Jesús no vino como gran sacerdote ni como rey (político). Vino como profeta, y se escapó cuando la gente lo quiso hacer rey. Él es el último de los profetas, dotado de una autoridad radical, pronunciando las palabras de Dios, de la boca del mismo Dios. Desde su resurrección en adelante, él está presente en su Pueblo, sobre todo en la Eucaristía, y cuando este Pueblo se abre a su presencia. Es una dimensión –o una consecuencia- sorprendente del misterio de la Encarnación que su autoridad es ejercitada por seres humanos ordinarios y falibles, que fueron elegidos y llamados a diversos tipos de servicios en el seno de la comunidad cristiana, comenzando por el Obispo de Roma (infalible solo en asuntos de fe y costumbre), como sucesor del apóstol Pedro y todos los pastores de la Iglesia.

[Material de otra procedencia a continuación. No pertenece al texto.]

diff --git a/video-diffusion_amd/csrc/gemm_split.hip b/video-diffusion_amd/csrc/gemm_split.hip
--- a/video-diffusion_amd/csrc/gemm_split.hip
+++ b/video-diffusion_amd/csrc/gemm_split.hip
@@ -60,8 +60,16 @@
     GS_STAMP(0);
     const int wm = wave >> 1, wn = wave & 1;
     const int lr = lane & 31, lh = lane >> 5;
-    int bxi = blockIdx.x, byi = blockIdx.y;
-    if (gridDim.y > 1 && (gridDim.x & 7) == 0 && gridDim.x >= 128) {
+    int bxi = blockIdx.x, byi = blockIdx.y, bzi = blockIdx.z;
+    if (a.m_live) {
+        const unsigned per = (unsigned)((*a.m_live + BM - 1) / BM) * gridDim.y;
+        const unsigned g = blockIdx.x + gridDim.x * (blockIdx.y + gridDim.y * blockIdx.z);
+        if (g >= per * gridDim.z) return;
+        bzi = g / per;
+        const unsigned r = g - bzi * per;
+        bxi = r / gridDim.y;
+        byi = r - bxi * gridDim.y;
+    } else if (gridDim.y > 1 && (gridDim.x & 7) == 0 && gridDim.x >= 128) {
         const unsigned lin = blockIdx.x + gridDim.x * blockIdx.y, xcd = lin & 7, loc = lin >> 3;
         byi = loc % gridDim.y;
         bxi = (loc / gridDim.y) * 8 + xcd;
@@ -72,7 +80,7 @@
     const int nchunk = CONV ? 9 * cpt : cpt, ncoblk = a.Cout >> 5;
     const int C1 = a.Cin - a.C0;
     if (a.zcount > 1) {
-        const int z = blockIdx.z;
+        const int z = bzi;
         a.src0 += (size_t)z * a.zs_a; a.out += (size_t)z * a.zs_out;
         a.wfrag = a.zbase + a.ztab[2 * z];
         a.bias = a.zbase + a.ztab[2 * z + 1];
diff --git a/video-diffusion_amd/csrc/misc.hip b/video-diffusion_amd/csrc/misc.hip
--- a/video-diffusion_amd/csrc/misc.hip
+++ b/video-diffusion_amd/csrc/misc.hip
@@ -156,14 +156,28 @@
 
 __global__ __launch_bounds__(256) void rpe_hidden_tab_kernel(const float* __restrict__ te, int te_ld, const float* __restrict__ wbase,
                                                              const long long* __restrict__ tab, const int64_t* __restrict__ fidx, int T, int C,
-                                                             float* __restrict__ E, size_t zs_e) {
+                                                             float* __restrict__ E, size_t zs_e, const int* __restrict__ rep,
+                                                             const int* __restrict__ rank, const int* __restrict__ m_live) {
     __shared__ float feat[64][3];
-    const long long* tz = tab + 3 * blockIdx.y;
+    int bt = blockIdx.x, net = blockIdx.y;
+    int ot = bt;
+    if (rep) {
+        const int per = *m_live / T, B = gridDim.x / T;
+        const int g = blockIdx.x + gridDim.x * blockIdx.y;
+        if (g >= per * (int)gridDim.y) return;
+        net = g / per;
+        ot = g - net * per;
+        const int slot = ot / T;
+        int b = slot;
+        while (b + 1 < B && !(rep[b] == b && rank[b] == slot)) ++b;
+        bt = b * T + (ot - slot * T);
+    }
+    const int b = bt / T;
+    const long long* tz = tab + 3 * net;
     te += tz[0];
     const float* Wd = wbase + tz[1];
     const float* bd = wbase + tz[2];
-    E += blockIdx.y * zs_e;
-    const int bt = blockIdx.x, b = bt / T;
+    E += net * zs_e;
     for (int s0 = 0; s0 < T; s0 += 64) {
         const int ns = min(64, T - s0);
         __syncthreads();
@@ -178,15 +192,65 @@
             const float bc = bd[c], w0 = Wd[c * 3], w1 = Wd[c * 3 + 1], w2 = Wd[c * 3 + 2], tv = te[(size_t)bt * te_ld + c];
             for (int k = 0; k < ns; ++k) {
                 const float lin = bc + feat[k][0] * w0 + feat[k][1] * w1 + feat[k][2] * w2;
-                E[((size_t)bt * T + s0 + k) * C + c] = silu_f(tv + lin);
+                E[((size_t)ot * T + s0 + k) * C + c] = silu_f(tv + lin);
             }
         }
     }
 }
 
 int launch_rpe_hidden_tab(const float* te, int te_ld, const float* wbase, const long long* tab, const int64_t* fidx, int B, int T, int C,
-                          float* E, int nz, size_t zs_e, hipStream_t s) {
-    hipLaunchKernelGGL(rpe_hidden_tab_kernel, dim3(B * T, nz), dim3(256), 0, s, te, te_ld, wbase, tab, fidx, T, C, E, zs_e);
+                          float* E, int nz, size_t zs_e, const int* rep, const int* rank, const int* m_live, hipStream_t s) {
+    hipLaunchKernelGGL(rpe_hidden_tab_kernel, dim3(B * T, nz), dim3(256), 0, s, te, te_ld, wbase, tab, fidx, T, C, E, zs_e, rep, rank, m_live);
+    VD_HIP(hipGetLastError());
+    return 0;
+}
+
+__global__ __launch_bounds__(64) void rpe_rep_kernel(const float* __restrict__ tfr, const int64_t* __restrict__ fidx, int B, int T,
+                                                     int* __restrict__ rep, int* __restrict__ rank, int* __restrict__ m_live) {
+    const unsigned* tb = reinterpret_cast<const unsigned*>(tfr);
+    for (int b = threadIdx.x; b < B; b += blockDim.x) {
+        int r = b;
+        for (int o = 0; o < b; ++o) {
+            unsigned long long d = 0;
+#pragma unroll 4
+            for (int t = 0; t < T; ++t) d |= (unsigned long long)(tb[o * T + t] ^ tb[b * T + t]) | (unsigned long long)(fidx[o * T + t] ^ fidx[b * T + t]);
+            if (d == 0) { r = o; break; }
+        }
+        rep[b] = r;
+    }
+    __syncthreads();
+    for (int b = threadIdx.x; b <= B; b += blockDim.x) {
+        int n = 0;
+        for (int o = 0; o < b; ++o) n += rep[o] == o;
+        if (b < B) rank[b] = n;
+        else *m_live = n * T * T;
+    }
+}
+
+int launch_rpe_rep(const float* tfr, const int64_t* fidx, int B, int T, int* rep, int* rank, int* m_live, hipStream_t s) {
+    hipLaunchKernelGGL(rpe_rep_kernel, dim3(1), dim3(64), 0, s, tfr, fidx, B, T, rep, rank, m_live);
+    VD_HIP(hipGetLastError());
+    return 0;
+}
+
+__global__ __launch_bounds__(256) void rpe_expand_kernel(float* __restrict__ R, size_t n4, size_t zs_r, int B, const int* __restrict__ rep,
+                                                         const int* __restrict__ rank) {
+    const size_t p = (size_t)blockIdx.x * 256 + threadIdx.x;
+    if (p >= n4) return;
+    float4* Rz = reinterpret_cast<float4*>(R + blockIdx.y * zs_r) + p;
+    int have = -1;
+    float4 v = {0.f, 0.f, 0.f, 0.f};
+    for (int b = B - 1; b >= 0; --b) {
+        const int r = rank[rep[b]];
+        if (r == b) continue;
+        if (r != have) { v = Rz[r * n4]; have = r; }
+        Rz[b * n4] = v;
+    }
+}
+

Podríamos hacer quizá una examen de conciencia preguntándonos en qué ocasiones, en nuestra vida, buscamos ejercer poder o control sobre los otros. Hay en cada ser humano una sed innata de poder. ¿Cuántas veces nos dejamos guiar sutilmente, o no tan sutilmente, por esta sed de poder y control? ¿Estamos atentos a los profetas despojados de todo poder, pero que hablan con autoridad, o estamos más bien fascinados por aquellos que ejercitan el poder? Sería triste que sigamos rechazando a Jesús en su propia casa, que somos nosotros, no aceptándolo como el profeta y Mesías que ordena nuestras prioridades y da sentido a nuestra existencia.
Decía el papa emérito, Benedicto XVI, el 8 de julio de 2013: «parece que Jesús —como se dice— se da a sí mismo una razón de la mala acogida que encuentra en Nazaret. En cambio, al final del relato, encontramos una observación que dice precisamente lo contrario. El evangelista escribe que Jesús «se admiraba de su falta de fe» (Mc 6, 6). Al estupor de sus conciudadanos, que se escandalizan, corresponde el asombro de Jesús. También él, en cierto sentido, se escandaliza. Aunque sabe que ningún profeta es bien recibido en su patria, sin embargo la cerrazón de corazón de su gente le resulta oscura, impenetrable: ¿Cómo es posible que no reconozcan la luz de la Verdad? ¿Por qué no se abren a la bondad de Dios, que quiso compartir nuestra humanidad? De hecho, el hombre Jesús de Nazaret es la transparencia de Dios, en él Dios habita plenamente. Y mientras nosotros siempre buscamos otros signos, otros prodigios, no nos damos cuenta de que el verdadero Signo es él, Dios hecho carne; él es el milagro más grande del universo: todo el amor de Dios contenido en un corazón humano, en el rostro de un hombre.»
Quien entendió verdaderamente esta realidad es la Virgen María, bienaventurada porque creyó (cf. Lc 1, 45). María no se escandalizó de su Hijo: su asombro por él está lleno de fe, lleno de amor y de alegría, al verlo tan humano y a la vez tan divino. Así pues, aprendamos de ella, nuestra Madre en la fe, a reconocer en la humanidad de Cristo la revelación perfecta de Dios.